Webhooks et API : l’automatisation en temps réel

0,3 seconde entre l'événement et l'action : bienvenue dans le temps réel.
0,3 seconde entre l’événement et l’action : bienvenue dans le temps réel.

Tous vos scénarios planifiés partagent une faiblesse : ils vérifient. Toutes les 15 minutes, ils demandent « du nouveau ? » — et 95 fois sur 96, la réponse est non. Opérations gaspillées, latence subie. Les webhooks inversent la logique : c’est l’application qui vous prévient, instantanément, uniquement quand il se passe quelque chose. Et leur cousine l’API vous ouvre l’accès direct à n’importe quelle application, même sans module Make. Ces deux concepts sont la porte du niveau expert — et ils sont bien plus simples qu’ils n’en ont l’air.

Le webhook : une sonnette, pas une ronde

Chronologie réelle : du paiement Stripe au CRM à jour, 0,8 seconde — et zéro vérification à vide.
Chronologie réelle : du paiement Stripe au CRM à jour, 0,8 seconde — et zéro vérification à vide.

Concrètement, un webhook est une URL unique que Make génère pour vous (module « Webhooks → Custom webhook »). Vous collez cette URL chez l’application émettrice (Stripe, Typeform, Calendly… toutes le proposent dans leurs réglages « Webhooks » ou « Notifications »), et c’est tout : à chaque événement, l’app POSTe les données vers votre scénario, qui démarre instantanément.

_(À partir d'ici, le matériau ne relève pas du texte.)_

int launch_chain(hipStream_t stream, mp3s_gr_out *d_gr, const mp3s_rate_frame *d_frames, int n_frames, const mp3s_chain_seg *d_segs,
                 const int32_t *d_cursor, const int32_t *d_state, void *d_agg, int32_t *d_verdict, mp3s_chain_seg_out *d_seg_out,
                 Profiler *prof, const ChainRedoArgs *redo)
{
    if (n_frames <= 0) return 0;
    const int blocks = (n_frames + CH_THREADS - 1) / CH_THREADS;
    int32_t *d_redo = redo ? (int32_t *)((uint8_t *)d_agg + chain_scan_bytes(n_frames)) : nullptr;
    int32_t *cursor = const_cast<int32_t *>(d_cursor);
    const int pp = prof ? prof->begin(stream, K_CHAIN) : -1;
    hipLaunchKernelGGL(k_chain_sum, dim3(blocks), dim3(CH_THREADS), 0, stream, (const mp3s_gr_out *)d_gr, d_frames, d_segs, n_frames,
                       (ChainEl *)d_agg, d_verdict, d_seg_out, d_redo, (const int32_t *)nullptr);
    hipLaunchKernelGGL(k_chain_apply, dim3(blocks), dim3(CH_THREADS), 0, stream, d_gr, d_frames, d_segs, n_frames,
                       (const ChainEl *)d_agg, cursor, d_state, d_verdict, d_seg_out, d_redo, (const int32_t *)nullptr);
    if (redo) {
        int32_t *lists[2] = {d_redo, d_redo + REDO_WORDS};
        for (int round = 0; round < kRedoRounds; round++) {
            const int32_t *cur = lists[round & 1];
            int32_t *nxt = round + 1 < kRedoRounds ? lists[(round + 1) & 1] : nullptr;
            hipLaunchKernelGGL(k_rate_redo, dim3(REDO_GROUPS), dim3(RL_WAVES * 64), 0, stream, redo->d_mdct, d_frames, n_frames * 4,
                               redo->d_hide, redo->n_hide, cur, redo->d_ix, d_gr, redo->d_en, (const int32_t *)d_cursor);
            hipLaunchKernelGGL(k_chain_sum, dim3(blocks), dim3(CH_THREADS), 0, stream, (const mp3s_gr_out *)d_gr, d_frames, d_segs, n_frames,
                               (ChainEl *)d_agg, d_verdict, d_seg_out, nxt, cur);
            hipLaunchKernelGGL(k_chain_apply, dim3(blocks), dim3(CH_THREADS), 0, stream, d_gr, d_frames, d_segs, n_frames,
                               (const ChainEl *)d_agg, cursor, d_state, d_verdict, d_seg_out, nxt, cur);
        }
    }
    if (prof) prof->end(stream, pp);
    return (int)hipGetLastError();
}
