template <int CIN, int COUT, int KS, int S, int HIN, int HOUT, int PAD, bool IN_U8>
__global__ void __launch_bounds__(S2D_THREADS, 1)
conv_s2d_kernel(SlotArgs sa, int64_t off_w, LayerEpi epi, const void* __restrict__ in_base, int64_t in_slot_stride,
                S2dOut so, int n_slots, int vdiv, int in_mod) {
    using Cfg = S2dCfg<CIN, COUT, KS, S, HIN, HOUT, PAD, IN_U8>;
    constexpr int NG = Cfg::NG, NSTB = Cfg::NSTB, MT = Cfg::MT, NTW = Cfg::NTW, W = Cfg::W, KT = Cfg::KT;
    constexpr int TPC = Cfg::TPC, NCPG = Cfg::NCPG, NCH = Cfg::NCH;
    extern __shared__ uint8_t smem_raw[];
    uint8_t* smem = (uint8_t*)(((uintptr_t)smem_raw + 127) & ~(uintptr_t)127);
    __shared__ uint64_t a_full[NG], a_empty[NG], raw_full[NSTB], b_full[NSTB], b_empty[NSTB];
    __shared__ uint64_t frame_full[2], frame_empty[2];
    __shared__ __align__(16) float s_bias[2][COUT], s_mean[2][COUT], s_inv[2][COUT], s_gamma[2][COUT], s_beta[2][COUT];

    const int tid = threadIdx.x, warp = tid >> 5, lane = tid & 31;
    pdl_trigger();
    const uint32_t sA = smem_u32(smem), sB = sA + Cfg::A_REGION;
    uint8_t* const gB = smem + Cfg::A_REGION;
    uint8_t* const gFrame = gB + NSTB * Cfg::BST_BYTES;

    if (tid == 0) {
        for (int i = 0; i < NG; ++i) {
            mbar_init(&a_full[i], IN_U8 ? Cfg::WPG : 1);
            mbar_init(&a_empty[i], S2D_MMA_THREADS);
        }
        for (int i = 0; i < NSTB; ++i) {
            mbar_init(&raw_full[i], 1);
            mbar_init(&b_full[i], Cfg::WPG);
            mbar_init(&b_empty[i], S2D_MMA_THREADS);
        }
        for (int i = 0; i < 2; ++i) {
            mbar_init(&frame_full[i], 1);
            mbar_init(&frame_empty[i], S2D_CONV_WARPS);
        }
        fence_mbar_init();
    }
    __syncthreads();
    if (warp < 8) regs_inc<S2D_REGS_MMA>();
    else regs_dec<S2D_REGS_AUX>();

    if (warp < 8) {
        const int w = warp >> 2, wq = warp & 3;
        const int et = tid;
        const int act = epi.act;
        const bool bn = epi.bn != DNE_BN_NONE;
        float acc[NTW][Cfg::ACC], cor[NTW][Cfg::ACC];
        uint32_t cb = 0, it = 0;
        pdl_wait();
        for (int slot = blockIdx.x; slot < n_slots; slot += gridDim.x) {
            const int ms = slot / vdiv;
            if (!slot_active(sa, ms)) continue;
            const uint32_t pb = it & 1;
            {
                const float* th = slot_theta(sa, ms);
                const int64_t idx = sa.noise_idx[ms];
                const float s = sa.scale[ms];
                for (int c = et; c < COUT; c += S2D_MMA_THREADS) {
                    const ChanEpi ce = make_chan_epi(sa, epi, ms, COUT, c, th, idx, s);
                    s_bias[pb][c] = ce.bias; s_mean[pb][c] = ce.mean; s_inv[pb][c] = ce.inv; s_gamma[pb][c] = ce.gamma; s_beta[pb][c] = ce.beta;
                }
            }
            float* outp = so.base + slot * so.slot_stride;
            if (so.next_img) {
                const int nHP = so.nHP, no = COUT / 8;
                for (int b = et; b < nHP * nHP; b += S2D_MMA_THREADS) {
                    const int Y = b / nHP, X = b - Y * nHP;
                    if (Y >= so.nPADB && Y < so.nPADB + HOUT && X >= so.nPADB && X < so.nPADB + HOUT) continue;
                    const int pix = (Y / so.nS) * so.nW + (X / so.nS), pp = (Y % so.nS) * so.nS + (X % so.nS);
                    for (int q = 0; q < no; ++q) {
                        const int co = pp * no + q;
                        uint4* p = reinterpret_cast<uint4*>(outp) + (size_t)((co >> 1) * 4 + (co & 1)) * so.nPIXP + pix;
                        p[0] = make_uint4(0u, 0u, 0u, 0u);
                        p[(size_t)2 * so.nPIXP] = make_uint4(0u, 0u, 0u, 0u);
                    }
                }
            }
            for (int c = 0; c < NCH; ++c, ++cb) {
                const int g = c / NCPG, tc = c - g * NCPG;
                const uint32_t st = cb % NSTB;
                if (tc == 0) mbar_wait(&a_full[g], it & 1);
                mbar_wait(&b_full[st], (cb / NSTB) & 1);
                wgmma_fence();
#pragma unroll
                for (int tl = 0; tl < TPC; ++tl) {
                    const int tap = tc * TPC + tl;
                    const int toff = (tap / KT) * W + (tap % KT);
                    const uint64_t dB = smem_desc(sB + st * Cfg::BST_BYTES + tl * 2 * Cfg::LBO_B, Cfg::LBO_B, 128);
#pragma unroll
                    for (int j = 0; j < NTW; ++j) {
                        const int t = min(w + 2 * j, MT - 1);
                        const uint64_t dA = smem_desc(sA + g * Cfg::GROUP_BYTES + (t * 64 + toff) * 16, Cfg::LBO_A, 128);
                        const uint32_t first = (c | tl) != 0;
                        wgmma_f16<COUT>(acc[j], dA, dB, first);
                        wgmma_f16<COUT>(cor[j], dA, dB + (uint64_t)((COUT * 16) >> 4), first);
                        if (!IN_U8) wgmma_f16<COUT>(cor[j], dA + (uint64_t)((2 * Cfg::LBO_A) >> 4), dB, 1);
                    }
                }
                wgmma_commit();
                wgmma_wait<1>();
                if (c > 0) {
                    const int pg = (c - 1) / NCPG;
                    mbar_arrive(&b_empty[(cb - 1) % NSTB]);
                    if ((c - 1) - pg * NCPG == NCPG - 1) mbar_arrive(&a_empty[pg]);
                }
            }
            wgmma_wait<0>();
#pragma unroll
            for (int j = 0; j < NTW; ++j) {
                fence_regs<Cfg::ACC>(acc[j]);
                fence_regs<Cfg::ACC>(cor[j]);
            }
            mbar_arrive(&b_empty[(cb - 1) % NSTB]);
            mbar_arrive(&a_empty[NG - 1]);
            named_bar_sync(2, S2D_MMA_THREADS);
            {
                const float *sb = s_bias[pb], *sm = s_mean[pb], *si = s_inv[pb], *sg = s_gamma[pb], *se = s_beta[pb];
                const bool relu_only = !bn && act == DNE_ACT_RELU;
#define S2D_EPI(MODE, FAST)                                                                                              \
    s2d_epilogue<COUT, HOUT, W, MT, NTW, Cfg::ACC, IN_U8, MODE, FAST>(acc, cor, w, wq, lane, sb, sm, si, sg, se, act, bn, so, \
                                                                       outp, slot)
                constexpr int FAST_MODE = CIN == 32 ? 1 : 0;
                if (!IN_U8 && relu_only && (FAST_MODE == 0 ? !so.next_img : (so.next_img && so.nS == FAST_MODE)))
                    S2D_EPI(FAST_MODE, true);
                else S2D_EPI(-1, false);
#undef S2D_EPI
            }
            ++it;
        }
    } else if (warp == 12) {
        if (lane == 0) {
            pdl_wait();
            uint32_t it = 0;
            for (int slot = blockIdx.x; slot < n_slots; slot += gridDim.x) {
                if (!slot_active(sa, slot / vdiv)) continue;
                if (IN_U8) {
                    const uint32_t fb = it & 1;
                    mbar_wait(&frame_empty[fb], ((it >> 1) & 1) ^ 1);
                    mbar_arrive_expect_tx(&frame_full[fb], S2D_FRAME_BYTES);
                    const int fslot = in_mod > 0 ? slot % in_mod : slot;
                    bulk_g2s(gFrame + fb * S2D_FRAME_STRIDE, (const uint8_t*)in_base + fslot * in_slot_stride, S2D_FRAME_BYTES,
                             &frame_full[fb]);
                } else {
                    const uint8_t* src = (const uint8_t*)((const float*)in_base + slot * in_slot_stride);
                    for (int g = 0; g < NG; ++g) {
                        mbar_wait(&a_empty[g], (it & 1) ^ 1);
                        mbar_arrive_expect_tx(&a_full[g], Cfg::GROUP_BYTES);
                        bulk_g2s(smem + g * Cfg::GROUP_BYTES, src + (size_t)g * Cfg::GROUP_BYTES, Cfg::GROUP_BYTES, &a_full[g]);
                    }
                }
                ++it;
            }
        }
    } else if (warp == 13) {
        if (lane == 0) {
            uint32_t cb = 0;
            for (int slot = blockIdx.x; slot < n_slots; slot += gridDim.x) {
                const int ms = slot / vdiv;
                if (!slot_active(sa, ms)) continue;
                const float* th = slot_theta(sa, ms) + off_w;
                const float* nz = sa.noise + sa.noise_idx[ms] + off_w;
                const int a_t = (int)(((uintptr_t)th >> 2) & 3), a_n = (int)(((uintptr_t)nz >> 2) & 3);
                for (int c = 0; c < NCH; ++c, ++cb) {
                    const int g = c / NCPG, tc = c - g * NCPG;
                    const uint32_t st = cb % NSTB;
                    mbar_wait(&b_empty[st], ((cb / NSTB) & 1) ^ 1);
                    mbar_arrive_expect_tx(&raw_full[st], Cfg::RAW_BYTES);
                    uint8_t* dst = gB + st * Cfg::BST_BYTES;
                    const int cp = 16 * g, pp = cp / CIN, ci = cp % CIN, py = pp / S, px = pp % S;
#pragma unroll
                    for (int tl = 0; tl < TPC; ++tl) {
                        const int tap = tc * TPC + tl;
                        const int ty = tap / KT, tx = tap % KT;
                        const int kk = ((ty * S + py) * KS + (tx * S + px)) * CIN + ci;
                        bulk_g2s(dst + tl * Cfg::PIECE_STRIDE, th + (int64_t)kk * COUT - a_t, Cfg::PIECE_STRIDE, &raw_full[st]);
                        bulk_g2s(dst + (TPC + tl) * Cfg::PIECE_STRIDE, nz + (int64_t)kk * COUT - a_n, Cfg::PIECE_STRIDE, &raw_full[st]);
                    }
                }
            }
        }
    } else if (warp < 12) {
        constexpr int TG = Cfg::TG, NGRP = Cfg::NGRP;
        const int ct = tid - S2D_MMA_THREADS;
        const int grp = ct / TG, tg = ct - grp * TG;
        {
            constexpr int Z0 = IN_U8 ? 0 : Cfg::IMG_BYTES, Z1 = Cfg::A_REGION;
            for (int i = Z0 / 16 + ct; i < Z1 / 16; i += S2D_CONV_THREADS) sts128(sA + i * 16, make_float4(0.f, 0.f, 0.f, 0.f));
            fence_proxy_async_smem();
            named_bar_sync(1, S2D_CONV_THREADS);
        }
        const int n = tg % COUT;
        constexpr int KQ_STEP = TG / COUT;
        const int kq0 = tg / COUT;
        uint32_t it = 0;
        for (int slot = blockIdx.x; slot < n_slots; slot += gridDim.x) {
            const int ms = slot / vdiv;
            if (!slot_active(sa, ms)) continue;
            const float* th = slot_theta(sa, ms) + off_w;
            const float* nz = sa.noise + sa.noise_idx[ms] + off_w;
            const int a_t = (int)(((uintptr_t)th >> 2) & 3), a_n = (int)(((uintptr_t)nz >> 2) & 3);
            const float s = sa.scale[ms];
            if (IN_U8) mbar_wait(&frame_full[it & 1], (it >> 1) & 1);
            for (int c = grp; c < NCH; c += NGRP) {
                const int g = c / NCPG;
                const uint32_t cb = it * NCH + c, st = cb % NSTB;
                if (IN_U8) {
                    static_assert(!IN_U8 || (CIN == 4 && S == 4 && HIN == 84), "uint8 staging is written for the 84x84x4 frame stack, stride 4");
                    const uint32_t frame = smem_u32(gFrame + (it & 1) * S2D_FRAME_STRIDE);
                    const int py = g;
                    mbar_wait(&a_empty[g], (it & 1) ^ 1);
                    for (int u = tg; u < 2 * W * W; u += TG) {
                        const int h = u / (W * W), pix = u - h * (W * W);
                        const int yq = pix / W, xq = pix - yq * W;
                        const int y = 4 * yq + py - PAD, x0 = 4 * xq + 2 * h - PAD;
                        if (y >= 0 && y < HIN && x0 >= 0 && x0 < HIN) {
                            uint32_t p0, p1;
                            asm volatile("ld.shared.v2.u32 {%0, %1}, [%2];" : "=r"(p0), "=r"(p1) : "r"(frame + (y * HIN + x0) * 4));
                            auto h2 = [](uint32_t lo8, uint32_t hi8) {
                                return (uint32_t)__half_as_ushort(__ushort2half_rn((unsigned short)lo8)) |
                                       ((uint32_t)__half_as_ushort(__ushort2half_rn((unsigned short)hi8)) << 16);
                            };
                            const uint4 row = make_uint4(h2(p0 & 255u, (p0 >> 8) & 255u), h2((p0 >> 16) & 255u, p0 >> 24),
                                                         h2(p1 & 255u, (p1 >> 8) & 255u), h2((p1 >> 16) & 255u, p1 >> 24));
                            sts128u(sA + g * Cfg::GROUP_BYTES + h * Cfg::LBO_A + pix * 16, row);
                        }
                    }
                    fence_proxy_async_smem();
                    __syncwarp();
                    if (lane == 0) {
                        mbar_arrive(&a_full[g]);
                        if (c + NGRP >= NCH) mbar_arrive(&frame_empty[it & 1]);
                    }
                }
                mbar_wait(&raw_full[st], (cb / NSTB) & 1);
                const uint32_t sBs = sB + st * Cfg::BST_BYTES;
                float w[Cfg::B_UPT][8];
#pragma unroll
                for (int i = 0; i < Cfg::B_UPT; ++i) {
                    const int kp = kq0 + i * KQ_STEP;
                    if (kp < TPC * 2) {
                        const uint32_t pt = sBs + (kp >> 1) * Cfg::PIECE_STRIDE + (uint32_t)((a_t + (8 * (kp & 1)) * COUT + n) * 4);
                        const uint32_t pn = sBs + (TPC + (kp >> 1)) * Cfg::PIECE_STRIDE + (uint32_t)((a_n + (8 * (kp & 1)) * COUT + n) * 4);
#pragma unroll
                        for (int j = 0; j < 8; ++j) w[i][j] = perturbed(lds32(pt + j * COUT * 4), s, lds32(pn + j * COUT * 4));
                    }
                }
                named_bar_sync(3 + grp, TG);
#pragma unroll
                for (int i = 0; i < Cfg::B_UPT; ++i) {
                    const int kp = kq0 + i * KQ_STEP;
                    if (kp < TPC * 2) {
                        uint4 hi, lo;
                        split_f16x8(w[i], hi, lo);
                        sts128u(sBs + kp * Cfg::LBO_B + n * 16, hi);
                        sts128u(sBs + kp * Cfg::LBO_B + (COUT + n) * 16, lo);
                    }
                }
                fence_proxy_async_smem();
                __syncwarp();
                if (lane == 0) mbar_arrive(&b_full[st]);
            }
            ++it;
        }
    }
}
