int factor_epilogue(const FactorArgs &f, int rc, bool sink, int sb, bool side_streams) {
    mpf_ctx *c = f.c;
    hipStream_t S = c->stream;
    const int npanels = (int)((f.N + f.nb - 1) / f.nb);
    if (sink) sink_notify(c, npanels, S);
    else if (!rc) {
        rc = f.ev.timed(f.st.ms_laswp, S, [&] { return launch_lazy_left_swaps(c, f.d_A, f.lda, f.N, f.nb, npanels, c->lists, sb); });
        f.st.lazy_onepass_blocks = c->lazy_onepass_blocks;
    }
    hipError_t se = sink_stream_wait(c, S);
    hipError_t sp = side_streams ? sink_stream_wait(c, c->pstream) : hipSuccess;
    if (side_streams && c->tstream) { const hipError_t stt = sink_stream_wait(c, c->tstream); if (sp == hipSuccess) sp = stt; }
    if (!rc && (se != hipSuccess || sp != hipSuccess))
        return fail(c, -2, std::string("factorization failed: ") + hipGetErrorString(se != hipSuccess ? se : sp));
    f.ev.collect();
    f.st.lookahead = side_streams ? 1 : 0;
    return rc;
}

static int factor_lookahead(mpf_ctx *c, double *d_A, int64_t lda, int64_t N, int32_t nb, int32_t *d_ipiv,
                            const mpf_opts &o, mpf_stats &st) {
    hipStream_t S = c->stream, P = c->pstream;
    EvPool ev(c);
    ev.keep = &st.ms_gemm;
    const FactorArgs f{c, ev, st, o, d_A, lda, N, nb, d_ipiv};
    int rc = 0;
    const bool sink = sink_take(c, d_A, lda, N, nb);
    stream_join(ev, S, P);
    {
        const int pc = (int)(N < nb ? N : nb), pr = (int)N;
        if (pr > 1) {
            rc = ev.timed(st.ms_hpanel, S, [&] {
                int e = launch_hgetf2(c, d_A, lda, nullptr, 0, pr, pc, 0, d_ipiv, nullptr, 0, c->lists, 0, pref_window_rows(o));
                const int64_t first = (int64_t)pc + nb < N ? (int64_t)pc + nb : N;
                if (!e) e = launch_laswp_from_list(c, d_A, lda, first, c->lists);
                if (!e) e = launch_dgetf2_npv(c, d_A, lda, pr, pc, o.fused_panel, 0);
                return e;
            });
            st.panels++;
        }
    }
    for (int64_t k = 0; k < N && rc == 0; k += nb) {
        const int pc = (int)((N - k) < nb ? (N - k) : nb);
        if (N - k <= 1 || k + pc >= N) break;
        const int64_t n = N - k - pc;
        const int64_t nx = k + pc;
        const int pc2 = (int)((N - nx) < nb ? (N - nx) : nb);
        const bool has_next = (N - nx) > 1;
        double *Ap = d_A + k * lda + k;
        double *A12 = d_A + nx * lda + k;
        const int64_t ns = has_next ? pc2 : n;
        rc = ev.timed(st.ms_trsm, S, [&] { return launch_dtrsm_llnu(c, pc, ns, Ap, lda, A12, lda); });
        if (rc) break;
        rc = ev.timed(st.ms_gemm, S, [&] {
            int e = o.trailing != MPF_TRAIL_FP64 ? launch_cvt_l21(c, Ap + pc, lda, n, pc, o.trailing == MPF_TRAIL_FP16X3) : 0;
            if (!e) e = trail_gemm(c, o, n, ns, pc, Ap + pc, A12, A12 + pc, lda);
            return e; });
        if (rc) break;
        count_gemm(st, o, n, ns, pc);
        if (!has_next) break;
        hipEvent_t e1 = ev.get();
        hipEventRecord(e1, S);
        const ChainEnd next = chain_behind(f, nx, e1);
        rc = next.rc;
        if (rc) break;
        if (n > pc2) {
            rc = ev.timed(st.ms_laswp, S, [&] {
                return launch_laswp_from_list(c, d_A + (nx + pc2) * lda, lda, N - nx - pc2, c->lists + (k / nb)); });
            if (rc) break;
            double *A12r = A12 + (int64_t)pc2 * lda;
            rc = ev.timed(st.ms_trsm, S, [&] { return launch_dtrsm_llnu(c, pc, n - pc2, Ap, lda, A12r, lda); });
            if (rc) break;
            if (sink) sink_notify(c, (int)(k / nb) + 1, S);
            rc = ev.timed(st.ms_gemm, S, [&] { return trail_gemm(c, o, n, n - pc2, pc, Ap + pc, A12r, A12r + pc, lda); });
            if (rc) break;
            count_gemm(st, o, n, n - pc2, pc);
        }
        hipStreamWaitEvent(S, next.a, 0);
        if (next.b) hipStreamWaitEvent(S, next.b, 0);
        rc = ev.timed(st.ms_laswp, S, [&] {
            const int64_t s0 = nx + pc2;
            const int64_t sw = (N - s0) < nb ? (N - s0) : nb;
            return sw > 0 ? launch_laswp_from_list(c, d_A + s0 * lda, lda, sw, c->lists + (nx / nb)) : 0;
        });
        if (o.verbose) printf("panel k=%lld rows=%lld cols=%d (look-ahead)\n", (long long)nx, (long long)(N - nx), pc2);
    }
    if (sink) stream_join(ev, P, S);
    return factor_epilogue(f, rc, sink, 1, true);
}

Planifié (polling) Webhook
Latence jusqu’à 15 min < 1 seconde
Opérations à vide 96/jour même sans événement zéro
Mise en place aucune côté app coller une URL chez l’app
Disponible partout si l’app émettrice le propose
💡 Astuce : Le réflexe à prendre : à chaque nouveau scénario, demandez-vous d’abord « l’app source propose-t-elle un webhook ? ». Si oui, prenez-le — c’est plus rapide ET moins cher. Le déclencheur planifié reste parfait pour le reste (RSS, vérifications périodiques, rapports).

Votre premier webhook en 4 gestes

  1. Dans Make : nouveau scénario → module Custom webhook → « Add » → copiez l’URL générée.
  2. Chez l’app émettrice : réglages → Webhooks → collez l’URL, choisissez l’événement (« payment succeeded », « form submitted »…).
  3. Déclenchez un événement test ; Make capture la structure des données automatiquement.
  4. Construisez la suite du scénario avec ces données, comme d’habitude.
⚠️ Attention : Votre URL de webhook est une porte d’entrée publique : quiconque la connaît peut déclencher votre scénario. Ne la publiez jamais, et pour les usages sensibles, ajoutez une vérification (un paramètre secret dans l’URL ou la validation de signature que proposent Stripe et consorts, à contrôler dans un filtre en tête de scénario).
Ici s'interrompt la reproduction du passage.